The yasgui requires no installation.
We simply add the yasgui index file to the correct folder inside virtuoso.
docker cp yasgui-query-interface/index.html vos:/opt/virtuoso-opensource/vsp/index.html
We have created several query tests for which consistency and correctness of the database can be shown. We have provided query results from the original bonsai database, along with their respective queries. The following process will run all queries on the new database, and md5 check the results against the result files from the original database. Use the following commands to test the consistency of the database.
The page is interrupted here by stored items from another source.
class GradArena:

    ALIGN = 64

    def __init__(self, entries, device):
        self.offsets = {}
        off = 0
        for p, _ in entries:
            self.offsets[id(p)] = (off, p.numel())
            off += (p.numel() + self.ALIGN - 1) // self.ALIGN * self.ALIGN
        self.flat = torch.zeros(off, dtype=torch.float32, device=device)
        self.views = {}
        self.params = []
        self._zero_small = self._zero_all = None
        self._small = []
        for p, mod in entries:
            o, n = self.offsets[id(p)]
            seg = self.flat[o:o + n]
            if mod is not None and p.dim() == 4:
                cin, cout = _cin_cout(mod)
                v = seg.view(cout, 4, 4, cin).permute(_logical_perm(mod))
                if min(cin, cout) <= 2:
                    self._small.append(seg)
            else:
                v = seg.view(p.shape)
                self._small.append(seg)
            self.views[id(p)] = v
            self.params.append(p)

    def view(self, p):
        return self.views[id(p)]

    def seg(self, p):
        o, n = self.offsets[id(p)]
        return self.flat[o:o + n]

    def end_of(self, p) -> int:
        o, n = self.offsets[id(p)]
        return (o + n + self.ALIGN - 1) // self.ALIGN * self.ALIGN

    def begin_backward(self, params, overwrite_weights: bool = False) -> bool:
        grads = [p.grad for p in params if p.requires_grad]
        if all(g is None for g in grads):
            if overwrite_weights and self._small:
                if self.flat.is_cuda:
                    if self._zero_small is None:
                        self._zero_small = ops.ZeroList(self._small)
                    self._zero_small()
                else:
                    torch._foreach_zero_(self._small)
            elif self.flat.is_cuda:
                if self._zero_all is None:
                    self._zero_all = ops.ZeroList([self.flat])
                self._zero_all()
            else:
                self.flat.zero_()
            return True
        for p in params:
            if p.requires_grad and (p.grad is None or p.grad.data_ptr() != self.view(p).data_ptr()):
                raise ops.PaiError("gradient arena: parameters carry foreign .grad tensors; call "
                                   "zero_grad(set_to_none=True) before backward")
        return False

    def attach(self, params) -> None:
        for p in params:
            if p.requires_grad:
                p.grad = self.view(p)

    def adopt_parameters(self) -> bool:
        dev = self.flat.device
        if any(p.device != dev for p in self.params):
            return False
        if getattr(self, "pflat", None) is not None and self.params_adopted():
            return True
        pflat = torch.zeros_like(self.flat)
        with torch.no_grad():
            for p in self.params:
                o, n = self.offsets[id(p)]
                v = self.views[id(p)]
                pv = pflat[o:o + n].as_strided(v.shape, v.stride(), o)
                pv.copy_(p.data)
                p.data = pv
        self.pflat = pflat
        if getattr(self, "mflat", None) is None:
            self.mflat = torch.zeros_like(self.flat)
            self.vflat = torch.zeros_like(self.flat)
        return True

    def params_adopted(self) -> bool:
        pf = getattr(self, "pflat", None)
        if pf is None:
            return False
        base = pf.data_ptr()
        return all(p.data_ptr() == base + 4 * self.offsets[id(p)][0] for p in self.params)

    def moment_views(self, p):
        o, n = self.offsets[id(p)]
        v = self.views[id(p)]
        return (self.mflat[o:o + n].as_strided(v.shape, v.stride(), o),
                self.vflat[o:o + n].as_strided(v.shape, v.stride(), o))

git clone https://github.com/IKnowLogic/BONSAI-reproducibility.git
git clone https://gist.github.com/6de02ab2abd5bbe351d1c251ed94f525.git
mv 6de02ab2abd5bbe351d1c251ed94f525/bonsai_database_test.bash BONSAI-reproducibility/
cd BONSAI-reproducibility
bash bonsai_database_test.bash
The database will now have all queries from the data_queries run against it, and their respective output will be returned as a CSV file. The files will then be md5 checked against the output CSV files of running the queries against the original odas server database. OK means the md5 hashes are identical, whereas FALSE means they are not identical.